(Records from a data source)
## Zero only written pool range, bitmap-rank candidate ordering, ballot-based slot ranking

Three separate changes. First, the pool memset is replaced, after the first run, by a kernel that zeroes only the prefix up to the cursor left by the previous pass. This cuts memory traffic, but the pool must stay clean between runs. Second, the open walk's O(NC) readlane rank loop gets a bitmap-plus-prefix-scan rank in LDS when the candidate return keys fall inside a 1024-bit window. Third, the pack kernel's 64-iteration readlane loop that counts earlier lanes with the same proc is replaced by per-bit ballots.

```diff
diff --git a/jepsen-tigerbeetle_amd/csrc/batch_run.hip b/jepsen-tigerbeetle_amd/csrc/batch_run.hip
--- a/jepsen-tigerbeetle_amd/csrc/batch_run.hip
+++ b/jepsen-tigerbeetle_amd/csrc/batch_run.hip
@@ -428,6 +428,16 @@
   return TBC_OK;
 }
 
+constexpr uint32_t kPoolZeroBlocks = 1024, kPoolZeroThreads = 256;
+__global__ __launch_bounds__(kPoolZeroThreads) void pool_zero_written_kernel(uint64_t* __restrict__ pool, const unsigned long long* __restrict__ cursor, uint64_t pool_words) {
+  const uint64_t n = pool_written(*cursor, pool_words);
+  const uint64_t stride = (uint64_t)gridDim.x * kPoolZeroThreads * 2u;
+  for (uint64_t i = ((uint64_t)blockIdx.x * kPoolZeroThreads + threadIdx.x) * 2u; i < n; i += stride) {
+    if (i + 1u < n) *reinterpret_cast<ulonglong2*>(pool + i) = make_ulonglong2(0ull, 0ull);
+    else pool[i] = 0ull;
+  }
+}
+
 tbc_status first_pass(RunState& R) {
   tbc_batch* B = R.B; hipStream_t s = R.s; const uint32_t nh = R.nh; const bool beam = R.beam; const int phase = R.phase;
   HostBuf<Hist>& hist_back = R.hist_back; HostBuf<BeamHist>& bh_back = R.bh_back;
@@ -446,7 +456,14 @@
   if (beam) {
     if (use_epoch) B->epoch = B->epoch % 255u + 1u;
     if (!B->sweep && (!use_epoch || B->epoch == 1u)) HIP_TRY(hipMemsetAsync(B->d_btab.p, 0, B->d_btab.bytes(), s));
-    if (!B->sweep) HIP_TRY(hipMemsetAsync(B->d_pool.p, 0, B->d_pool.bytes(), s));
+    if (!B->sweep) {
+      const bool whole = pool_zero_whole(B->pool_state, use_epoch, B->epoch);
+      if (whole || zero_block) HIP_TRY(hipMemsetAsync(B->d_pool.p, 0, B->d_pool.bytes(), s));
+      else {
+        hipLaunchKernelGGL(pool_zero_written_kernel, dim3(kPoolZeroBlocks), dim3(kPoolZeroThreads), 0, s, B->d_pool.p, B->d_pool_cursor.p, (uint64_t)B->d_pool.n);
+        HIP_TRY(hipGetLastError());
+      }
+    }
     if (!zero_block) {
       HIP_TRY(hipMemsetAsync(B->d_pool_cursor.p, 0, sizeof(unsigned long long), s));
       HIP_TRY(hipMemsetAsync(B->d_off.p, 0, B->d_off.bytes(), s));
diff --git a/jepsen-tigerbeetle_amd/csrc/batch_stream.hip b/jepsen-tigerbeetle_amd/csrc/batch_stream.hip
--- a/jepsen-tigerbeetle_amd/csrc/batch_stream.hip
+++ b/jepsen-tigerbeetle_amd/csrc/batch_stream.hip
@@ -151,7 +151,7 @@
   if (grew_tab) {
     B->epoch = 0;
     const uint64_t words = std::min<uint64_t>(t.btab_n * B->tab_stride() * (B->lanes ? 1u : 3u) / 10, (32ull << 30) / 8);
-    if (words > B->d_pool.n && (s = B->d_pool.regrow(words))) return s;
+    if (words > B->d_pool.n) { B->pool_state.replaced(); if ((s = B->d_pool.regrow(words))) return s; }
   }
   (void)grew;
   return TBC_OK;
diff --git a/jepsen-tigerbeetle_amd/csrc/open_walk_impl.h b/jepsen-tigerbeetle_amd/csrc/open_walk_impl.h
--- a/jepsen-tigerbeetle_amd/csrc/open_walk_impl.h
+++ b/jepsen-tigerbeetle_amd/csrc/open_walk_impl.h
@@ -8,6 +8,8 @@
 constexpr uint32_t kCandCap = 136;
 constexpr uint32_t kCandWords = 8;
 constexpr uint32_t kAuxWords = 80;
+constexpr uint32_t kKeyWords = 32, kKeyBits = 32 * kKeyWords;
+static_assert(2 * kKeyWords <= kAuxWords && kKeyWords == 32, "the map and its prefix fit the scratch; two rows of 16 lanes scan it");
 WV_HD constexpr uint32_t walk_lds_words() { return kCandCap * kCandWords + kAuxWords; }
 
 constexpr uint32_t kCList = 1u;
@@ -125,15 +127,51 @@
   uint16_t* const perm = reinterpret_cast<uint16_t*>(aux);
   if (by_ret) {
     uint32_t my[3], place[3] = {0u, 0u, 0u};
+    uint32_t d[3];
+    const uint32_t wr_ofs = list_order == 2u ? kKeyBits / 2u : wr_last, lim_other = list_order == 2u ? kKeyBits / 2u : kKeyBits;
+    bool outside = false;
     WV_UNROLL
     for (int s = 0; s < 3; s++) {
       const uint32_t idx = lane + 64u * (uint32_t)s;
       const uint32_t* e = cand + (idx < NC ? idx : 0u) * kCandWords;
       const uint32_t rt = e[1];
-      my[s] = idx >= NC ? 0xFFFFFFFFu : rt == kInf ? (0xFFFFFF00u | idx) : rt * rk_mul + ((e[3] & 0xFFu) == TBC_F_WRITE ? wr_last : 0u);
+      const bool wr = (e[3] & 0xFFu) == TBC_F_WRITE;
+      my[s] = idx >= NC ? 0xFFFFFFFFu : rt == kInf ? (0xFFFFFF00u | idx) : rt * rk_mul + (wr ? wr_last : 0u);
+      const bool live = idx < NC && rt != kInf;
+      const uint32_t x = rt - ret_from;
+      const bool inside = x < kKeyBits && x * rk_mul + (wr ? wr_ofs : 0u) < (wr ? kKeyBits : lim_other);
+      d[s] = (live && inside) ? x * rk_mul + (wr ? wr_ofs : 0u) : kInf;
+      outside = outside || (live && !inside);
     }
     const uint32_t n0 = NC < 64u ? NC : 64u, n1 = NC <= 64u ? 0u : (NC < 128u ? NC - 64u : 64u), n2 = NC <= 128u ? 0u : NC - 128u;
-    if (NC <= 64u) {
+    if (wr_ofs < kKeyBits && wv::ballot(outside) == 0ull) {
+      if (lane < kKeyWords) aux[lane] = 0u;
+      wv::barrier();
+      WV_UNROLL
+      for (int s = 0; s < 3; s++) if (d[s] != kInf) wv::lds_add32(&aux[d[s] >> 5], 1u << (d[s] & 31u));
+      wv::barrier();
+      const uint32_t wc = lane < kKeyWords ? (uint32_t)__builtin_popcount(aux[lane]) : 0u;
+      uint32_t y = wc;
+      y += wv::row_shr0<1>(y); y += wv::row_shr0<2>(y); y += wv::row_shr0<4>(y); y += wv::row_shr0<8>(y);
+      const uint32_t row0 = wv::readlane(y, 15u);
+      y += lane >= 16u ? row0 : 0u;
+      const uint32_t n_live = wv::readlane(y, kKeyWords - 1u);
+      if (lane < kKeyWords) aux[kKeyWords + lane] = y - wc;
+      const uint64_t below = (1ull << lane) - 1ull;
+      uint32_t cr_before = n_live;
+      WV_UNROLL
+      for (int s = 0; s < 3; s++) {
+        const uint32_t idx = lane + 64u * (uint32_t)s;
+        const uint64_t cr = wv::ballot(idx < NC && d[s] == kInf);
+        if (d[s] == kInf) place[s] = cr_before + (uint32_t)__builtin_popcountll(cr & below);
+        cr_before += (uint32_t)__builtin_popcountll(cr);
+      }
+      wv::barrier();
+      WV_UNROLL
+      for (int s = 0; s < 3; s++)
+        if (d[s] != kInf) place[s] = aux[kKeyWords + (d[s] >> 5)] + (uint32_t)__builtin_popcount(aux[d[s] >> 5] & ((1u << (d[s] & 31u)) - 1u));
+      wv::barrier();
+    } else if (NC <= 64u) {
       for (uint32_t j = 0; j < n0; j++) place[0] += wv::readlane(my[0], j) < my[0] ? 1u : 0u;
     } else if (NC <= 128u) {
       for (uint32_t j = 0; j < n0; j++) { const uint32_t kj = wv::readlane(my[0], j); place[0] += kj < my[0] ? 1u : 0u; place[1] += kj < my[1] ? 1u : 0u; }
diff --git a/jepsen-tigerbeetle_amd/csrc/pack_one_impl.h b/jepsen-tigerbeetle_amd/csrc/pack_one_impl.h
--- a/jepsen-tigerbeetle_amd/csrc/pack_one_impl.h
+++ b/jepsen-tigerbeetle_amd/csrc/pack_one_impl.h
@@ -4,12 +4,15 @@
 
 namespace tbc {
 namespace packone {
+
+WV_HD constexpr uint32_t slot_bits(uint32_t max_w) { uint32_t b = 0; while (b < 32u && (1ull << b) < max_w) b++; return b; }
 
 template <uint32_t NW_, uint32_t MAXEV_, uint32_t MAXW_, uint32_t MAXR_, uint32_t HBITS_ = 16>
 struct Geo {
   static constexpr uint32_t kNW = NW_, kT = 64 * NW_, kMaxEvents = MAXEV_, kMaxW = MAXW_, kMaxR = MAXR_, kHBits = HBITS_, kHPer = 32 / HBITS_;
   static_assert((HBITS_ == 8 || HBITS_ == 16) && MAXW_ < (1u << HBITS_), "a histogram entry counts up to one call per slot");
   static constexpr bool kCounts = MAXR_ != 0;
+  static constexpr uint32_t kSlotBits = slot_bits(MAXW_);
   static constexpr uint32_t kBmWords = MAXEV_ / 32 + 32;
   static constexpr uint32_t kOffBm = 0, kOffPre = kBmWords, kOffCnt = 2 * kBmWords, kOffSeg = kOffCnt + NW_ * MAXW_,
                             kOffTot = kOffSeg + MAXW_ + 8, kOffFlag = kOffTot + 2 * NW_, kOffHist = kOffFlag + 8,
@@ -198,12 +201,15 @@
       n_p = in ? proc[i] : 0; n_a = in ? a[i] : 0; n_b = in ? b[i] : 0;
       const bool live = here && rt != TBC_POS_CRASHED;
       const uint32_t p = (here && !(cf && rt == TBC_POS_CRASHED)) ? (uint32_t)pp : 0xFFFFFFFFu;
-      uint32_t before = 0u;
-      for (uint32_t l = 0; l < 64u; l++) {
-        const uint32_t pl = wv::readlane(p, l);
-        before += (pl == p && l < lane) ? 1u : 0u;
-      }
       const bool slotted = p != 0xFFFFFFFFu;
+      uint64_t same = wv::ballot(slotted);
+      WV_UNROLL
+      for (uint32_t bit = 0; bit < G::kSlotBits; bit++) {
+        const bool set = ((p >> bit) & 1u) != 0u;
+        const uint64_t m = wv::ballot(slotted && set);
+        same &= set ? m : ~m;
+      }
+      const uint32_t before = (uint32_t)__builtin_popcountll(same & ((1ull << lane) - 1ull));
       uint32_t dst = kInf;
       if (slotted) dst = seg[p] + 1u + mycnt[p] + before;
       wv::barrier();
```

---

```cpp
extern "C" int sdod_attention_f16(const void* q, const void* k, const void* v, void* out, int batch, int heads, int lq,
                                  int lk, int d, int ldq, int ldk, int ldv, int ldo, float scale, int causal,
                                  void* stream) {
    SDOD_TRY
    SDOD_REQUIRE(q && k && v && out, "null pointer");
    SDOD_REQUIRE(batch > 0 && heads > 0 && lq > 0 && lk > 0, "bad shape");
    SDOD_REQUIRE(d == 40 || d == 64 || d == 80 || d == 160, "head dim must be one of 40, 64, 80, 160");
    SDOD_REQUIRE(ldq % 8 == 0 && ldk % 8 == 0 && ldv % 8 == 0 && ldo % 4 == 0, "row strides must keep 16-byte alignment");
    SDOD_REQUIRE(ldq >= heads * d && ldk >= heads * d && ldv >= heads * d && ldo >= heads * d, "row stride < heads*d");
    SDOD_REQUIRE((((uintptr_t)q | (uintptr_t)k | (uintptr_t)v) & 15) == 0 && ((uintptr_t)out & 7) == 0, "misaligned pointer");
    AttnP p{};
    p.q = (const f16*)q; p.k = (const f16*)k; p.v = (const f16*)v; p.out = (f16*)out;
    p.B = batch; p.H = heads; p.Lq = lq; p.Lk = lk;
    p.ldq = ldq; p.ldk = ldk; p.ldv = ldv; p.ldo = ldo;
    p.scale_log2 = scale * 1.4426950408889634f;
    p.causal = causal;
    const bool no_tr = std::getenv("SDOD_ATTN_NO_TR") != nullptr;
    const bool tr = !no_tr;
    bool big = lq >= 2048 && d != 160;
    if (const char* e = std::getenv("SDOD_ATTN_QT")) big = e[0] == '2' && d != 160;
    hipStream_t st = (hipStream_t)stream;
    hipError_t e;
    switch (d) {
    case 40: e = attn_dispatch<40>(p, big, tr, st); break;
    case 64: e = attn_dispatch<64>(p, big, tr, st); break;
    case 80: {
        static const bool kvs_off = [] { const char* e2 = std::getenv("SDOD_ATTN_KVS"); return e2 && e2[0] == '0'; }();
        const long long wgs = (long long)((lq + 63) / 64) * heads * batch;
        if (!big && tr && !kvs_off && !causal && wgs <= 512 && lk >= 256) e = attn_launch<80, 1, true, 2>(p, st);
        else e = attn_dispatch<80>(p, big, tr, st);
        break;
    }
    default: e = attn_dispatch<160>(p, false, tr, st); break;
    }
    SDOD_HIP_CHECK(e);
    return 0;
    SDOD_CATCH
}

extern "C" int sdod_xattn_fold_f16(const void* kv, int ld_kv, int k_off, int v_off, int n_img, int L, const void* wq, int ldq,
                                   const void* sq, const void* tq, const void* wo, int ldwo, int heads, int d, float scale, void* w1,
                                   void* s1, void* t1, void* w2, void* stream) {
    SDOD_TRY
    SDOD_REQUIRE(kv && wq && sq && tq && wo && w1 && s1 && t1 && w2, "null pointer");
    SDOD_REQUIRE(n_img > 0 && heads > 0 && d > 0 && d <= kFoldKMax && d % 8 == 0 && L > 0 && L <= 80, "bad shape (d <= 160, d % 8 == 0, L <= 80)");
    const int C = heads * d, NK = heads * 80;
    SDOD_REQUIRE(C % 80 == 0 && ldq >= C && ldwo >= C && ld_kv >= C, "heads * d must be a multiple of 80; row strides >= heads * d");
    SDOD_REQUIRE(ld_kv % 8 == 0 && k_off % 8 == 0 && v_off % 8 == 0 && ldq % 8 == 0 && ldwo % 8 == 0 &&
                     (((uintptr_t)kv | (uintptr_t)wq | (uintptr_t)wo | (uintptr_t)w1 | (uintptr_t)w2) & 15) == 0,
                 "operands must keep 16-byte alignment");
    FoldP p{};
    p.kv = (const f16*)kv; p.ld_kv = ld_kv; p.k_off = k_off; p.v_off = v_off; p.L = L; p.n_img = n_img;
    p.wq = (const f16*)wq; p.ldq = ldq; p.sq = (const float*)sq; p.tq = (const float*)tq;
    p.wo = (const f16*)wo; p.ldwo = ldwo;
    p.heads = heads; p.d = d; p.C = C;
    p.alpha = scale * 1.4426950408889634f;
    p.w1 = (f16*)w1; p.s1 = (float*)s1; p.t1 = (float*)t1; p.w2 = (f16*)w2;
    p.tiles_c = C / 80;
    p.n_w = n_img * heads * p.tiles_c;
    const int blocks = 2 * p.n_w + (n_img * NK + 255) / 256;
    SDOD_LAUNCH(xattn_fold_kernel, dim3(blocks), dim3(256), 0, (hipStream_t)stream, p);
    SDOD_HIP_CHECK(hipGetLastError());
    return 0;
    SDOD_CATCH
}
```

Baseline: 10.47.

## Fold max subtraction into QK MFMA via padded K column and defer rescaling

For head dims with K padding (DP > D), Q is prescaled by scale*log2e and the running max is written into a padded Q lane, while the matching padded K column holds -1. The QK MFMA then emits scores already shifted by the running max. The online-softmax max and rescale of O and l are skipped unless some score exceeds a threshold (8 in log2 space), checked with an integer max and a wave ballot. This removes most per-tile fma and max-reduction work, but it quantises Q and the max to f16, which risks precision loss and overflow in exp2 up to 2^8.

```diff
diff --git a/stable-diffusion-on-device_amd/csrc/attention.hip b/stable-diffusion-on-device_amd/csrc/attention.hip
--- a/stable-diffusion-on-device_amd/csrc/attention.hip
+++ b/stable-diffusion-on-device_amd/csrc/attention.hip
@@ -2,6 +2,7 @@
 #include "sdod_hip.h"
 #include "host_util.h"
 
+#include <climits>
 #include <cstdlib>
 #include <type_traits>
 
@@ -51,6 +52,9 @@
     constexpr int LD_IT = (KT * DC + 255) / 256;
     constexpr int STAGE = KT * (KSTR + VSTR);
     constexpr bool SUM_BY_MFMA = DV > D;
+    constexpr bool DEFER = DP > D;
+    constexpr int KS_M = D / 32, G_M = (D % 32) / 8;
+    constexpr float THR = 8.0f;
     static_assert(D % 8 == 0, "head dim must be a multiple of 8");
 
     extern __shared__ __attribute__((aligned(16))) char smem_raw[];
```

---

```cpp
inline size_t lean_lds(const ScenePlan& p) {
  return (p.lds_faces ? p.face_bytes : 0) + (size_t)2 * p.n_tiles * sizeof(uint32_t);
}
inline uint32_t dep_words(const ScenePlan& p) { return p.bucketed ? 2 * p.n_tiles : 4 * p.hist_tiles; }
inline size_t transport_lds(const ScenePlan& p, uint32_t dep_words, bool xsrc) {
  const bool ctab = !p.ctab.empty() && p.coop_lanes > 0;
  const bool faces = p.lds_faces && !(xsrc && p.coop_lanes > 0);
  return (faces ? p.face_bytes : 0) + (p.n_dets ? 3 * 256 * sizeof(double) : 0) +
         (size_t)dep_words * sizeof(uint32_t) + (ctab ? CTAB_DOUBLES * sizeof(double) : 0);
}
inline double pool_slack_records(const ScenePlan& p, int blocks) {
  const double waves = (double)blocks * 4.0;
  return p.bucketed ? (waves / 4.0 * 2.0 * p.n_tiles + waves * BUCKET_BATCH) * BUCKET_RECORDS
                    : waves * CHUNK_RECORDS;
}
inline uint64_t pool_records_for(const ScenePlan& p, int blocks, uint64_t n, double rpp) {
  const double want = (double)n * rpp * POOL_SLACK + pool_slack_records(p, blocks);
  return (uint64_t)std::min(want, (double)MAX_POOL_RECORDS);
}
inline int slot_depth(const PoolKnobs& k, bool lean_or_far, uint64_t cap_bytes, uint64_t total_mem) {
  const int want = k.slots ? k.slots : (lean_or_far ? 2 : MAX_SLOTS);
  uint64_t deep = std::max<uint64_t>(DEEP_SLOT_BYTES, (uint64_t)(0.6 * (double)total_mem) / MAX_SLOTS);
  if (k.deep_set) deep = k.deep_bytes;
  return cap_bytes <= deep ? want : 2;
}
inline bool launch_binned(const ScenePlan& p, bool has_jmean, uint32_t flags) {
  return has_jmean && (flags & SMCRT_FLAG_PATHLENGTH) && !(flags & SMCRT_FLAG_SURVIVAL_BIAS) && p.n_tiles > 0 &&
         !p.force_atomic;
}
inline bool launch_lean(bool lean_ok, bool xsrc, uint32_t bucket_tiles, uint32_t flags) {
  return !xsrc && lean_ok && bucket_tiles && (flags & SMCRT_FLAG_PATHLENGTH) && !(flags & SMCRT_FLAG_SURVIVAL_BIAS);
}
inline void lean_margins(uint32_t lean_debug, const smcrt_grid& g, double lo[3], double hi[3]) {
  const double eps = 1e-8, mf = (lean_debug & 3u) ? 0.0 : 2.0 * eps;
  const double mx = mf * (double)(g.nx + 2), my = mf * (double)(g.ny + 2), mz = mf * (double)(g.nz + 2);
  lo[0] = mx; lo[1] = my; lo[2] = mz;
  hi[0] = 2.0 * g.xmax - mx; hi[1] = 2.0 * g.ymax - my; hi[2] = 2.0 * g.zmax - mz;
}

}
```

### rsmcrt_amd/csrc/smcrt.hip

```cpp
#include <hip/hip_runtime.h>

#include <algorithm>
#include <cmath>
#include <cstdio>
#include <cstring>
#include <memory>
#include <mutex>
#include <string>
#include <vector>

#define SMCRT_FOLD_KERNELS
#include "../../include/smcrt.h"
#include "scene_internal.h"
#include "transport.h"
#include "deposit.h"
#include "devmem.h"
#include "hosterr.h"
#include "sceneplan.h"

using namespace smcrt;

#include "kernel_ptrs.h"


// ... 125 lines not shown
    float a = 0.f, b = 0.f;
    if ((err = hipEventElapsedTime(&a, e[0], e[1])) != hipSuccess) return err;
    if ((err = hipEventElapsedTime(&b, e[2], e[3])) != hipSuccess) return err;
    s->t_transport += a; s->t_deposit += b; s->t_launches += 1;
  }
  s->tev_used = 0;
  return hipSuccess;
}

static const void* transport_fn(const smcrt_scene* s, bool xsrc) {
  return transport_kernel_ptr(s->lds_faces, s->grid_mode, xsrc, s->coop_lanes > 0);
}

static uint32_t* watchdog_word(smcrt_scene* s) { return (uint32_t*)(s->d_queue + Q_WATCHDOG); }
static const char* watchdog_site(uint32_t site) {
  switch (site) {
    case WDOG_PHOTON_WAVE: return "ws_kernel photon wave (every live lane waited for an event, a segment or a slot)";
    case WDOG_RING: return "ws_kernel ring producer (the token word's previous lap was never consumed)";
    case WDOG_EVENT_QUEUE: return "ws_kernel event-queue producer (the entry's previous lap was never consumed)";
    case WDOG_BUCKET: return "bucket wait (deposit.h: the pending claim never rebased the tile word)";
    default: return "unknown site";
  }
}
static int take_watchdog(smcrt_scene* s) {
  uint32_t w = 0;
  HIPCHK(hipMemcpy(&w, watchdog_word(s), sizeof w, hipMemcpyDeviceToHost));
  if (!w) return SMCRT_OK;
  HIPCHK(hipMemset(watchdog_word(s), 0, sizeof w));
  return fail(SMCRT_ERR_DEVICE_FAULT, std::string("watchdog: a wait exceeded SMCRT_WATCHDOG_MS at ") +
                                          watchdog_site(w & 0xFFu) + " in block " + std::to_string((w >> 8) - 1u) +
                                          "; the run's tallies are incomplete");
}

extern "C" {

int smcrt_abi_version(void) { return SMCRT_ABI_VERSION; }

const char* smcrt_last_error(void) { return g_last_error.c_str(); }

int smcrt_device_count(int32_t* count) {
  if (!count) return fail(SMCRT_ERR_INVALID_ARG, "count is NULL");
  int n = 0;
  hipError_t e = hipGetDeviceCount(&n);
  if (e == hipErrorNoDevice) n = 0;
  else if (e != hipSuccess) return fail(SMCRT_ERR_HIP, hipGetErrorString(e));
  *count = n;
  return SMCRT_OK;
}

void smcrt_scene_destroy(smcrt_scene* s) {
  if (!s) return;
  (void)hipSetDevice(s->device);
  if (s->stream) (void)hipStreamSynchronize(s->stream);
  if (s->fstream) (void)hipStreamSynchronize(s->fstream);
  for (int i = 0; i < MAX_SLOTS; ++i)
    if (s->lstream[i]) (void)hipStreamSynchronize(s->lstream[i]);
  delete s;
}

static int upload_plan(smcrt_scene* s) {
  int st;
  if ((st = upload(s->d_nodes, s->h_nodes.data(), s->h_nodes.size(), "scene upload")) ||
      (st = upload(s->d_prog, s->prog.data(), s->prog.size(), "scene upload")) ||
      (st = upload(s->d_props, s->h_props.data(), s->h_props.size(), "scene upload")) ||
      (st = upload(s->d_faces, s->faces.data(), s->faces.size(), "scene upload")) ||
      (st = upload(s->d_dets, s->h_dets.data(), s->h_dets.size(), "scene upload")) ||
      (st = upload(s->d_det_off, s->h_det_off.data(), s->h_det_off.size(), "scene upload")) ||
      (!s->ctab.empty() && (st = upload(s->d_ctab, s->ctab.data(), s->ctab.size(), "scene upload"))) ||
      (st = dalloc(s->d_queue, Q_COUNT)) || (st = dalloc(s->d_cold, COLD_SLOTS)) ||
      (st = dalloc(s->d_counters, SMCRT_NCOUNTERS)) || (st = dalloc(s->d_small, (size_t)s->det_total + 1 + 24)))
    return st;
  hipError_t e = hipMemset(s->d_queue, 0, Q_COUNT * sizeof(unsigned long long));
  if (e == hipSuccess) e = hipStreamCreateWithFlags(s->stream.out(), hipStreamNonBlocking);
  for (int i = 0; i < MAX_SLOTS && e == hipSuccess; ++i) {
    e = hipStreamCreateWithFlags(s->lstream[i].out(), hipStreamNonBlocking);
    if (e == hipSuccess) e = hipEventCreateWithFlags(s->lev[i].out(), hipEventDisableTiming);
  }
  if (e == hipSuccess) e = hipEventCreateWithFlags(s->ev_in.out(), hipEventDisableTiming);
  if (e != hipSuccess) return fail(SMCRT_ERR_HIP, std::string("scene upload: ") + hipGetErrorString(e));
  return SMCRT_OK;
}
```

**What is expected:**
In the records above, find each line with the string "double" and list it.

**Answer box:**
  return (faces ? p.face_bytes : 0) + (p.n_dets ? 3 * 256 * sizeof(double) : 0) +
         (size_t)dep_words * sizeof(uint32_t) + (ctab ? CTAB_DOUBLES * sizeof(double) : 0);
inline double pool_slack_records(const ScenePlan& p, int blocks) {
  const double waves = (double)blocks * 4.0;
inline uint64_t pool_records_for(const ScenePlan& p, int blocks, uint64_t n, double rpp) {
  const double want = (double)n * rpp * POOL_SLACK + pool_slack_records(p, blocks);
  return (uint64_t)std::min(want, (double)MAX_POOL_RECORDS);
  uint64_t deep = std::max<uint64_t>(DEEP_SLOT_BYTES, (uint64_t)(0.6 * (double)total_mem) / MAX_SLOTS);
inline void lean_margins(uint32_t lean_debug, const smcrt_grid& g, double lo[3], double hi[3]) {
  const double eps = 1e-8, mf = (lean_debug & 3u) ? 0.0 : 2.0 * eps;
  const double mx = mf * (double)(g.nx + 2), my = mf * (double)(g.ny + 2), mz = mf * (double)(g.nz + 2);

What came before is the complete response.